Share

Recently I presented with my colleagues, Justin Borgman, CEO of Starburst, and Daniel Abadi, Chief Scientist, at The Data and AI Summit by Databricks and discussed the need for the data lakehouse architecture. The data lakehouse option is a very promising paradigm for data management because it combines the benefits of a data warehouse with the benefits of data lake. With Starburst on top, organizations are better able to analyze their data stored in data lakehouses.

 

The Need for a Better Approach to Data Management

The data management approach of the past, the data warehouse, requires too much copying and moving of data. With the data warehouse model, there is a lot of preparation and ETL (Extract, Transfer, and Load) necessary for data analysis and; therefore, the time-to-insight is often very slow. So, when businesses turn to their data analysts with a question, they aren’t able to get the answer as quickly and efficiently as they would like.

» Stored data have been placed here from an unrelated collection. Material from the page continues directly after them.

# dcy0577/Enhancing-3D-Point-Cloud-Segmentation-Using-Multi-Modal-Fusion-with-2D-Images

Measured on AMD Instinct MI355X. Metric: input points/s through MV-KPConv KPFCNN forward+backward (pyramid + fusion + fwd + bwd + SGD), higher is better.
Workload: dtype f32; 1 GPU; early_fusion_kpfcnn5_sphere19k_x1_per_gpu; views=3, parallelism=dp1, execution=hipGraph[net|chain|enc2d(x2 every 2nd step)+fa], ranks=1, input_lookahead_batches=2, capacity_overflow=False

## Files before the change

enhancing-3d-point-cloud-segmentation-using-multi-modal-fusion-with-2d-images_amd/_lib.py:

```python
import ctypes as C
import os
import re

_HERE = os.path.dirname(os.path.abspath(__file__))
LIB_PATH = os.path.join(_HERE, "libmvkpconv.so")
HEADER_PATH = os.path.join(_HERE, "..", "include", "mvkpconv.h")
SCENE_HEADER_PATH = os.path.join(_HERE, "..", "include", "mvkpconv_scene.h")
TRAIN_HEADER_PATH = os.path.join(_HERE, "..", "include", "mvkpconv_train.h")
SPHERE_HEADER_PATH = os.path.join(_HERE, "..", "include", "mvkpconv_sphere.h")

CTYPES = {"int": C.c_int, "int32_t": C.c_int32, "int64_t": C.c_int64, "float": C.c_float, "double": C.c_double,
          "const char*": C.c_char_p}
_SCALARS = frozenset(t for t in CTYPES if not t.endswith("*"))
_POINTEES = _SCALARS | {"void", "char", "uint8_t", "uint16_t"}
_INTEGER = r"-?(?:0[xX][0-9a-fA-F]+|0|[1-9][0-9]*)"
_DIRECTIVE = re.compile(r"\s*#\s*(?:include\s*<[\w./]+>|ifdef\s+__cplusplus|ifndef\s+\w+_H|endif"
                        r"|define\s+(\w+)(?:\s+(%s))?)\s*" % _INTEGER)
_STRUCT = re.compile(r"typedef\s+struct(?:\s+\w+)?\s*\{([^{}]*)\}\s*(mvk_\w+)\s*;")
_FUNCTION = re.compile(r"([\w\s*]+?)\b(mvk_\w+)\s*\(([^(){};]*)\)\s*;")
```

Traditionally data warehouses have been used to consolidate data; however, moving all this data into one central EDW (Enterprise Data Warehouse) is in many cases not practical: the time required is too long, it is a closed system which causes vendor lock-in, and it is typically very costly. In addition, data in these warehouses is harder to share within an organization.

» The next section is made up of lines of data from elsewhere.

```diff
@@ -526,19 +596,21 @@
                 t1.w = (t1.x * vx + t1.y * vy + t1.z * vz) / s.y;
                 t2.w = (t2.x * vx + t2.y * vy + t2.z * vz) / s.z;
             }
-            sm.r0[tid] = t0;
-            sm.r1[tid] = t1;
-            sm.r2[tid] = t2;
-            sm.sc[tid] = make_float4(s.x, s.y, s.z, a.w);
-            sm.is[tid] = make_float4(1.0f / s.x, 1.0f / s.y, 1.0f / s.z, 0.f);
-            sm.cl[tid] = make_float4(fmaxf(rgb[idx * 3 + 0], 0.f), fmaxf(rgb[idx * 3 + 1], 0.f), fmaxf(rgb[idx * 3 + 2], 0.f),
-                                     __uint_as_float(idx));
-        }
-        __syncthreads();
-        const int count = min(kBatch, static_cast<int>(end - base));
+            st.r0[e] = t0;
+            st.r1[e] = t1;
+            st.r2[e] = t2;
+            st.sc[e] = make_float4(s.x, s.y, s.z, a.w);
+            st.is[e] = make_float4(1.0f / s.x, 1.0f / s.y, 1.0f / s.z, 0.f);
+            st.cl[e] = make_float4(fmaxf(rgb[idx * 3 + 0], 0.f), fmaxf(rgb[idx * 3 + 1], 0.f), fmaxf(rgb[idx * 3 + 2], 0.f),
+                                   __uint_as_float(idx));
+        }
+    };
+    auto walk = [&](int b, int slot) -> bool {
+        const BwdStage& sl = sm.st[slot];
+        const int count = min(kBatch, static_cast<int>(end - begin) - b * kBatch);
         for (int c = 0; c < count; c += 32) {
             if (__all_sync(kFull, !alive)) break;
-            const uint32_t* hw = sm.hw + (c >> 5) * kWordsPerChunk + (tid >> 5) * 4;
+            const uint32_t* hw = sl.hw + (c >> 5) * kWordsPerChunk + (tid >> 5) * 4;
             unsigned todo;
             if (SUBL == 32) todo = hw[0] | hw[1] | hw[2] | hw[3];
             else if (SUBL == 16) todo = hw[quarter & 1] | hw[(quarter & 1) | 2];
@@ -553,18 +625,18 @@
                 for (int i = 0; i < 16; ++i) g[i] = 0.f;
                 ex[0] = ex[1] = ex[2] = 0.f;
                 bool hit = false;
-                if (act && alive) hit = backward_pair<DEG, FAST>(cfg, sm, j, ray, dox, doy, doz, depth_grads, st, alive, g, ex);
+                if (act && alive) hit = backward_pair<DEG, FAST>(cfg, sl, j, ray, dox, doy, doz, depth_grads, st, alive, g, ex);
                 const unsigned hits = __ballot_sync(kFull, hit);
                 if (hits) {
                     sub_reduce16<SUBL>(g, lane);
                     if (depth_grads) {
                         ex[0] = sub_sum<SUBL>(ex[0]); ex[1] = sub_sum<SUBL>(ex[1]); ex[2] = sub_sum<SUBL>(ex[2]);
                         if ((hits & sub_lanes) && sub_leader<SUBL>(lane))
-                            atomicAdd(reinterpret_cast<float4*>(grad_acc + static_cast<size_t>(__float_as_uint(sm.cl[j].w)) * kGradRow + 16),
+                            atomicAdd(reinterpret_cast<float4*>(grad_acc + static_cast<size_t>(__float_as_uint(sl.cl[j].w)) * kGradRow + 16),
                                       make_float4(ex[0], ex[1], ex[2], 0.f));
                     }
                     if (hits & sub_lanes) {
-                        float* row = grad_acc + static_cast<size_t>(__float_as_uint(sm.cl[j].w)) * kGradRow + comp;
+                        float* row = grad_acc + static_cast<size_t>(__float_as_uint(sl.cl[j].w)) * kGradRow + comp;
                         if (SUBL == 32) {
                             if ((lane & 1) == 0) atomicAdd(row, g[0]);
                         } else if (SUBL == 16) {
@@ -577,7 +649,9 @@
                 }
             }
         }
-    }
+        return __any_sync(kFull, alive);
+    };
+    ring_run(sm.ring, static_cast<int>((end - begin + kBatch - 1) / kBatch), __any_sync(kFull, alive), lane, stage, walk);
 }
 
 __device__ __forceinline__ bool frame_common_origin(const FrameCamera& cam, const float* __restrict__ rays_o, bool inside, int64_t pix,
@@ -606,7 +680,8 @@
                                                                       const float* __restrict__ out_rgba, const float* __restrict__ d_rgba,
                                                                       const float* __restrict__ out_dist, const float* __restrict__ d_dist,
                                                                       float* __restrict__ grad_acc) {
-    __shared__ BwdSmem sm;
+    extern __shared__ __align__(16) unsigned char smem_raw[];
+    BwdSmem& sm = *reinterpret_cast<BwdSmem*>(smem_raw);
     const int tile = tile_order[blockIdx.x];
     const int tid = threadIdx.x;
     const int lane = tid & 31;
@@ -887,7 +962,11 @@
                             const float* out_rgba, const float* d_rgba, const float* out_dist, const float* d_dist, float* grad_acc) {
     const unsigned grid = cam.grid_x * cam.grid_y;
     const int sub = (cfg.subtile_culling >> 4) & 3;
-#define GUT_BWD(DEG_, SUB_) render_backward_kernel<DEG_, SUB_><<<grid, kTilePixels, 0, s>>>(cam, cfg, rays_o, rays_d, particles, rgb, sorted_values, ranges, tile_order, chunk_base, hit_words, out_rgba, d_rgba, out_dist, d_dist, grad_acc)
+#define GUT_BWD(DEG_, SUB_)                                                                                                       \
+    do {                                                                                                                          \
+        cudaFuncSetAttribute(render_backward_kernel<DEG_, SUB_>, cudaFuncAttributeMaxDynamicSharedMemorySize, sizeof(BwdSmem));  \
+        render_backward_kernel<DEG_, SUB_><<<grid, kTilePixels, sizeof(BwdSmem), s>>>(cam, cfg, rays_o, rays_d, particles, rgb, sorted_values, ranges, tile_order, chunk_base, hit_words, out_rgba, d_rgba, out_dist, d_dist, grad_acc); \
+    } while (0)
     if (cfg.kernel_degree == 4) {
         if (sub == 2) GUT_BWD(4, 32); else if (sub == 1) GUT_BWD(4, 16); else GUT_BWD(4, 8);
     } else {
diff --git a/3dgrut_b200/csrc/tma.cuh b/3dgrut_b200/csrc/tma.cuh
--- a/3dgrut_b200/csrc/tma.cuh
+++ b/3dgrut_b200/csrc/tma.cuh
@@ -36,5 +36,34 @@
         "r"(parity)
         : "memory");
 }
+__device__ __forceinline__ void mbar_arrive(uint64_t* bar) {
+    asm volatile("mbarrier.arrive.shared::cta.b64 _, [%0];" ::"r"(smem_u32(bar)) : "memory");
+}
+__device__ __forceinline__ bool mbar_try_wait(uint64_t* bar, uint32_t parity) {
+    uint32_t done;
+    asm volatile(
+        "{\n"
+        ".reg .pred p;\n"
+        "mbarrier.try_wait.parity.shared::cta.b64 p, [%1], %2;\n"
+        "selp.u32 %0, 1, 0, p;\n"
+        "}\n"
+        : "=r"(done)
+        : "r"(smem_u32(bar)), "r"(parity)
+        : "memory");
+    return done != 0u;
+}
+__device__ __forceinline__ bool mbar_test_wait(uint64_t* bar, uint32_t parity) {
+    uint32_t done;
+    asm volatile(
+        "{\n"
+        ".reg .pred p;\n"
+        "mbarrier.test_wait.parity.shared::cta.b64 p, [%1], %2;\n"
+        "selp.u32 %0, 1, 0, p;\n"
+        "}\n"
+        : "=r"(done)
+        : "r"(smem_u32(bar)), "r"(parity)
+        : "memory");
+    return done != 0u;
+}
 
 }
```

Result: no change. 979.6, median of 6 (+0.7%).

## Replace warp-shuffle gradient reduction with shared-memory transpose and float4 atomics

Applied to the files above, without the earlier changes.

Per-hit gradient reduction in the backward tile previously used butterfly shuffle trees across sub-warp groups, followed by scalar or v2 atomics. Each lane now writes its gradient row to a per-warp shared-memory staging area. A few lanes then each sum one float4 column across the sub-group and issue a single vectorized float4 atomicAdd, with the depth-gradient column folded in. This cuts shuffle count and the number of global atomics, at the cost of a larger shared-memory footprint (possibly lower occupancy), extra syncwarps, and serialized column sums done by only 4-5 lanes.

```diff
diff --git a/3dgrut_b200/csrc/gut_render.cu b/3dgrut_b200/csrc/gut_render.cu
--- a/3dgrut_b200/csrc/gut_render.cu
+++ b/3dgrut_b200/csrc/gut_render.cu
@@ -346,58 +346,24 @@
 struct BwdSmem {
     float4 r0[kBatch], r1[kBatch], r2[kBatch], sc[kBatch], is[kBatch], cl[kBatch];
     uint32_t hw[(kBatch / 32) * kWordsPerChunk];
+    float4 rows[kTilePixels / 32][32 * kGradRow / 4];
 };
 
-template <int H>
-__device__ __forceinline__ void butterfly_level(float (&v)[16], bool up, int mask) {
-#pragma unroll
-    for (int i = 0; i < H; ++i) {
-        const float send = up ? v[i] : v[i + H];
-        const float keep = up ? v[i + H] : v[i];
-        v[i] = keep + __shfl_xor_sync(kFull, send, mask);
-    }
-}
-
 template <int SUBL>
-__device__ __forceinline__ void sub_reduce16(float (&v)[16], int lane) {
-    if (SUBL == 32) {
-        butterfly_level<8>(v, lane & 16, 16);
-        butterfly_level<4>(v, lane & 8, 8);
-        butterfly_level<2>(v, lane & 4, 4);
-        butterfly_level<1>(v, lane & 2, 2);
-        v[0] += __shfl_xor_sync(kFull, v[0], 1);
-    } else if (SUBL == 16) {
-        butterfly_level<8>(v, lane & 16, 16);
-        butterfly_level<4>(v, lane & 8, 8);
-        butterfly_level<2>(v, lane & 2, 2);
-        butterfly_level<1>(v, lane & 1, 1);
-    } else {
-        butterfly_level<8>(v, lane & 8, 8);
-        butterfly_level<4>(v, lane & 2, 2);
-        butterfly_level<2>(v, lane & 1, 1);
-    }
-}
+__device__ __forceinline__ int sub_first(int lane) { return SUBL == 32 ? 0 : SUBL == 16 ? (lane & 4) : (lane & 20); }
 
 template <int SUBL>
-__device__ __forceinline__ float sub_sum(float v) {
-    if (SUBL >= 16) v += __shfl_xor_sync(kFull, v, 16);
-    v += __shfl_xor_sync(kFull, v, 8);
-    if (SUBL == 32) v += __shfl_xor_sync(kFull, v, 4);
-    v += __shfl_xor_sync(kFull, v, 2);
-    v += __shfl_xor_sync(kFull, v, 1);
-    return v;
+__device__ __forceinline__ int sub_lane(int first, int i) {
+    if (SUBL == 32) return i;
+    if (SUBL == 16) return first | (i & 3) | ((i & 12) << 1);
+    return first | (i & 3) | ((i & 4) << 1);
 }
 
 template <int SUBL>
-__device__ __forceinline__ bool sub_leader(int lane) {
-    return SUBL == 32 ? lane == 0 : SUBL == 16 ? (lane & 27) == 0 : (lane & 11) == 0;
-}
-
-template <int SUBL>
-__device__ __forceinline__ int sub_component(int lane) {
-    if (SUBL == 32) return lane >> 1;
-    if (SUBL == 16) return ((lane & 16) >> 1) | ((lane & 8) >> 1) | (lane & 3);
-    return (lane & 8) | ((lane & 2) << 1) | ((lane & 1) << 1);
+__device__ __forceinline__ int sub_rank(int lane) {
+    if (SUBL == 32) return lane;
+    if (SUBL == 16) return (lane & 3) | ((lane >> 1) & 12);
+    return (lane & 3) | ((lane >> 1) & 4);
 }
 
 struct BwdRay {
@@ -501,7 +467,10 @@
     const bool depth_grads = __any_sync(kFull, alive && (st.Dgrad != 0.f));
     const int quarter = lane_quarter(lane);
     const unsigned sub_lanes = SUBL == 32 ? kFull : SUBL == 16 ? (quarter_lanes(quarter & 1) | quarter_lanes((quarter & 1) | 2)) : quarter_lanes(quarter);
-    const int comp = sub_component<SUBL>(lane);
+    const int first = sub_first<SUBL>(lane);
+    const int col = sub_rank<SUBL>(lane);
+    const int cols = depth_grads ? 5 : 4;
+    float4* rows = sm.rows[tid >> 5];
     for (uint32_t base = begin; base < end; base += kBatch) {
         if (__syncthreads_and(!alive)) break;
         const uint32_t k = base + tid;
@@ -556,23 +525,23 @@
                 if (act && alive) hit = backward_pair<DEG, FAST>(cfg, sm, j, ray, dox, doy, doz, depth_grads, st, alive, g, ex);
                 const unsigned hits = __ballot_sync(kFull, hit);
                 if (hits) {
-                    sub_reduce16<SUBL>(g, lane);
-                    if (depth_grads) {
-                        ex[0] = sub_sum<SUBL>(ex[0]); ex[1] = sub_sum<SUBL>(ex[1]); ex[2] = sub_sum<SUBL>(ex[2]);
-                        if ((hits & sub_lanes) && sub_leader<SUBL>(lane))
-                            atomicAdd(reinterpret_cast<float4*>(grad_acc + static_cast<size_t>(__float_as_uint(sm.cl[j].w)) * kGradRow + 16),
-                                      make_float4(ex[0], ex[1], ex[2], 0.f));
+                    float4* mine = rows + lane * (kGradRow / 4);
+                    mine[0] = make_float4(g[0], g[1], g[2], g[3]);
+                    mine[1] = make_float4(g[4], g[5], g[6], g[7]);
+                    mine[2] = make_float4(g[8], g[9], g[10], g[11]);
+                    mine[3] = make_float4(g[12], g[13], g[14], g[15]);
+                    if (depth_grads) mine[4] = make_float4(ex[0], ex[1], ex[2], 0.f);
+                    __syncwarp();
+                    if ((hits & sub_lanes) && col < cols) {
+                        float4 s = rows[sub_lane<SUBL>(first, 0) * (kGradRow / 4) + col];
+#pragma unroll
+                        for (int i = 1; i < SUBL; ++i) {
+                            const float4 v = rows[sub_lane<SUBL>(first, i) * (kGradRow / 4) + col];
+                            s.x += v.x; s.y += v.y; s.z += v.z; s.w += v.w;
+                        }
+                        atomicAdd(reinterpret_cast<float4*>(grad_acc + static_cast<size_t>(__float_as_uint(sm.cl[j].w)) * kGradRow) + col, s);
                     }
-                    if (hits & sub_lanes) {
-                        float* row = grad_acc + static_cast<size_t>(__float_as_uint(sm.cl[j].w)) * kGradRow + comp;
-                        if (SUBL == 32) {
-                            if ((lane & 1) == 0) atomicAdd(row, g[0]);
-                        } else if (SUBL == 16) {
-                            atomicAdd(row, g[0]);
-                        } else {
-                            asm volatile("red.global.add.v2.f32 [%0], {%1, %2};" ::"l"(row), "f"(g[0]), "f"(g[1]) : "memory");
-                        }
-                    }
+                    __syncwarp();
                     if (__all_sync(kFull, !alive)) break;
                 }
             }
```

After: 970.2 before, 1004 after (median of 6 runs). 3.5% higher.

Benefits of a Data Lakehouse

Data lakehouses have become a solution for some of the problems that a traditional data warehouse has. With a data lakehouse, business intelligence, reporting, data science, and machine learning experts are all able to work together on the same data, in all its different forms, within the data lakehouse. Furthermore, one of the main benefits of a data lakehouse is optionality: Justin highlighted this important change in data architecture which, “[allows] you as the customer, to ultimately have control and ownership over your data.” This optionality is three fold. Firstly, the lakehouse extends a data lake strategy. Customers can leave data in the lowest cost storage, no data movement is required, and bring data governance to the data lake. Secondly, you can use open data formats whenever possible. By using open file formats, you can work with multiple tools to access the same data and avoid vendor lock in. Lastly, a lakehouse enables a data consumption layer. This is where Starburst comes into play by being able to access data where it lives and still be able to query all your data together.

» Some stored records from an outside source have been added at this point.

__global__ __launch_bounds__(64 * OD_WPB) void k_orient_describe(const OdLevels A, const uint8_t *__restrict__ img0, int img0Stride, size_t img0FramePitch,
                                                                 const uint8_t *__restrict__ pyr, const uint8_t *__restrict__ blur, OrbxLevelKp *__restrict__ lvlKp,
                                                                 const int *__restrict__ lvlCnt, const int *__restrict__ outBase, orbx_keypoint *__restrict__ outKp,
                                                                 uint8_t *__restrict__ outDesc, int *__restrict__ outCnt, const int *__restrict__ status,
                                                                 int *__restrict__ outStatus)
{
    __shared__ uint32_t sPatch[OD_WPB][OD_PATCH_DW + 2];
    __shared__ __attribute__((aligned(16))) float sPat[256][4];
    __shared__ __attribute__((aligned(16))) uint32_t sDisc[64][4];
    __shared__ int sMom[OD_WPB][3];
    __shared__ int sBase[ORBX_MAX_LEVELS];
    __shared__ float sTrig[OD_WPB][3];
    XCD_REMAP_XY(bx, f);
    const int lane = threadIdx.x & 63;
    const int wv = __builtin_amdgcn_readfirstlane((int)(threadIdx.x >> 6));
    if (threadIdx.x < 256) {
        *(float4 *)sPat[threadIdx.x] = *(const float4 *)c_od.pat[threadIdx.x];
        ((uint32_t *)sDisc)[threadIdx.x] = ((const uint32_t *)c_od.disc)[threadIdx.x];
    }
    const int *cnts = lvlCnt + f * A.nlevels;
    if (!outBase && threadIdx.x < (unsigned)A.nlevels) {
        int run = 0;
        for (int i = 0; i < (int)threadIdx.x; i++) run += cnts[i];
        sBase[threadIdx.x] = run;
    }
    if (bx == 0 && threadIdx.x == 0) {
        int tot = 0;
        for (int i = 0; i < A.nlevels; i++) tot += cnts[i];
        outCnt[f] = tot;
        outStatus[f] = status[f];
        if (f == 0) outStatus[gridDim.y] = status[gridDim.y];
    }
    const int slot = bx * OD_WPB + wv;
    bool inRange = slot < A.kpPerFrame;
    int l = 0, kb = 0;
#pragma unroll
    for (int i = 1; i < ORBX_MAX_LEVELS; i++) {
        const bool ge = slot >= A.kpBase[i];
        l += ge ? 1 : 0; kb = ge ? A.kpBase[i] : kb;
    }
    const int idx = slot - kb;
    inRange = inRange && idx < cnts[l];
    const bool live = inRange;
    const uint2 kraw = *(const uint2 *)&lvlKp[(size_t)f * A.kpPerFrame + (inRange ? slot : 0)];
    const int kx = (int)(kraw.x & 0xffffu), ky = (int)(kraw.x >> 16);
    const int ksc = (int)(kraw.y & 0xffu);
    const int xa = (kx - OD_R) & ~3;
    int m10 = 0, m01 = 0;
    uint2 pw[3] = {make_uint2(0u, 0u), make_uint2(0u, 0u), make_uint2(0u, 0u)};
    uint4 wd = make_uint4(0u, 0u, 0u, 0u);
    const int r = lane >> 1, hf = lane & 1;
    if (inRange) {
        const int bp = A.pitch[l], up = l ? bp : img0Stride;
        const uint8_t *unb = l ? pyr + (size_t)f * A.pyrBytes + A.off[l] : img0 + (size_t)f * img0FramePitch;
        const uint8_t *bl = blur + (size_t)f * A.pyrBytes + A.off[l];
        if (r < 31) __builtin_memcpy(&wd, unb + (size_t)(ky + r - 15) * up + (kx - 15 + 16 * hf), 16);
#pragma unroll
        for (int t = 0; t < 3; t++) {
            const int item = lane + 64 * t;
            if (item < OD_ROWS * (OD_DW / 2)) {
                const int pr = (item * 205) >> 10, pc = item - (OD_DW / 2) * pr;
                __builtin_memcpy(&pw[t], bl + (size_t)(ky - OD_R + pr) * bp + xa + 8 * pc, 8);
            }
        }
    }
    __syncthreads();
    if (inRange && r < 31) {
        const uint4 mk = *(const uint4 *)sDisc[lane];
        const uint32_t wb = hf ? 0x10101010u : 0u;
        uint32_t s1 = 0u, sw = 0u;
        s1 = __builtin_amdgcn_udot4(wd.x & mk.x, 0x01010101u, s1, false); sw = __builtin_amdgcn_udot4(wd.x & mk.x, 0x03020100u + wb, sw, false);
        s1 = __builtin_amdgcn_udot4(wd.y & mk.y, 0x01010101u, s1, false); sw = __builtin_amdgcn_udot4(wd.y & mk.y, 0x07060504u + wb, sw, false);
        s1 = __builtin_amdgcn_udot4(wd.z & mk.z, 0x01010101u, s1, false); sw = __builtin_amdgcn_udot4(wd.z & mk.z, 0x0b0a0908u + wb, sw, false);
        s1 = __builtin_amdgcn_udot4(wd.w & mk.w, 0x01010101u, s1, false); sw = __builtin_amdgcn_udot4(wd.w & mk.w, 0x0f0e0d0cu + wb, sw, false);
        m10 = (int)sw - 15 * (int)s1;
        m01 = (r - 15) * (int)s1;
    }
    m10 = wave_sum_dpp(m10); m01 = wave_sum_dpp(m01);
    if (lane == 0) { sMom[wv][0] = m01; sMom[wv][1] = m10; sMom[wv][2] = live ? slot : -1; }
    if (live) {
#pragma unroll
        for (int t = 0; t < 3; t++) {
            const int item = lane + 64 * t;
            if (item < OD_ROWS * (OD_DW / 2)) *(uint2 *)&sPatch[wv][2 * item] = pw[t];
        }
    }
    __syncthreads();
    if (threadIdx.x < OD_WPB && sMom[threadIdx.x][2] >= 0) {
        const float ang = fast_atan2_deg((float)sMom[threadIdx.x][0], (float)sMom[threadIdx.x][1]);
        const float factorPI = (float)(3.1415926535897932384626433832795 / 180.f);
        float sn, cs;
        sincosf_glibc(ang * factorPI, sn, cs);
        sTrig[threadIdx.x][0] = cs; sTrig[threadIdx.x][1] = sn; sTrig[threadIdx.x][2] = ang;
        OrbxLevelKp *o = lvlKp + (size_t)f * A.kpPerFrame + sMom[threadIdx.x][2];
        o->angle = ang; o->ca = cs; o->sb = sn;
    }
    __syncthreads();
    if (!live) return;
    const float a = sTrig[wv][0], b = sTrig[wv][1];
    const uint8_t *pb = (const uint8_t *)sPatch[wv] + OD_R * (4 * OD_DW) + (kx - xa);
    unsigned long long bits[4];
    typedef float f2_t __attribute__((ext_vector_type(2)));
#pragma unroll
    for (int rd = 0; rd < 4; rd++) {
        const float4 pt = *(const float4 *)sPat[64 * rd + lane];
        const f2_t xs = {pt.x, pt.y}, ys = {pt.z, pt.w};
        const f2_t rr = xs * b + ys * a, cc = xs * a - ys * b;
        const int o0 = (int)__builtin_fmaf(__builtin_rintf(rr.x), (float)(4 * OD_DW), __builtin_rintf(cc.x));
        const int o1 = (int)__builtin_fmaf(__builtin_rintf(rr.y), (float)(4 * OD_DW), __builtin_rintf(cc.y));
        const int t0 = pb[o0], t1 = pb[o1];
        bits[rd] = __ballot(t0 < t1);
    }
    const int outIdx = (outBase ? outBase[f * A.nlevels + l] : sBase[l]) + idx;
    if (outIdx >= A.outCap) return;
    unsigned long long *d64 = (unsigned long long *)(outDesc + ((size_t)f * A.outCap + outIdx) * 32);
    if (lane < 4) d64[lane] = lane == 0 ? bits[0] : lane == 1 ? bits[1] : lane == 2 ? bits[2] : bits[3];
    if (lane == 0) {
        orbx_keypoint o;
        const float sc = A.scale[l];
        o.x = l ? (float)kx * sc : (float)kx;
        o.y = l ? (float)ky * sc : (float)ky;
        o.size = (float)A.patch[l]; o.angle = sTrig[wv][2]; o.response = (float)ksc; o.octave = l; o.class_id = -1;
        outKp[(size_t)f * A.outCap + outIdx] = o;
    }
}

Data Sharing: A Critical Progression

Another important aspect of the data lakehouse is the ability to easily share data. Right now, data sharing is a critical process. There has been a flip in the ”Don’t Share Data” mantra. Daniel described this mindset change as, “[Earlier] companies would worry about the risks of sharing data both within an organization and across organizations. Now it’s the opposite, now companies have to worry about the risk of not sharing data.”

Gartner Data Sharing Model

 

This is where Delta Sharing comes into the picture. Customers have the ability to share live data without having to copy it out. It also supports a wide range of clients using existing data formats, and it is secure and scalable. Delta Sharing works by communicating via a Delta server in order to access different data sets. The customer makes a request to the server for a data set. The server then responds with short-lived URLs that can be accessed directly from the data consumer. This allows for external data to be incorporated into data analysis.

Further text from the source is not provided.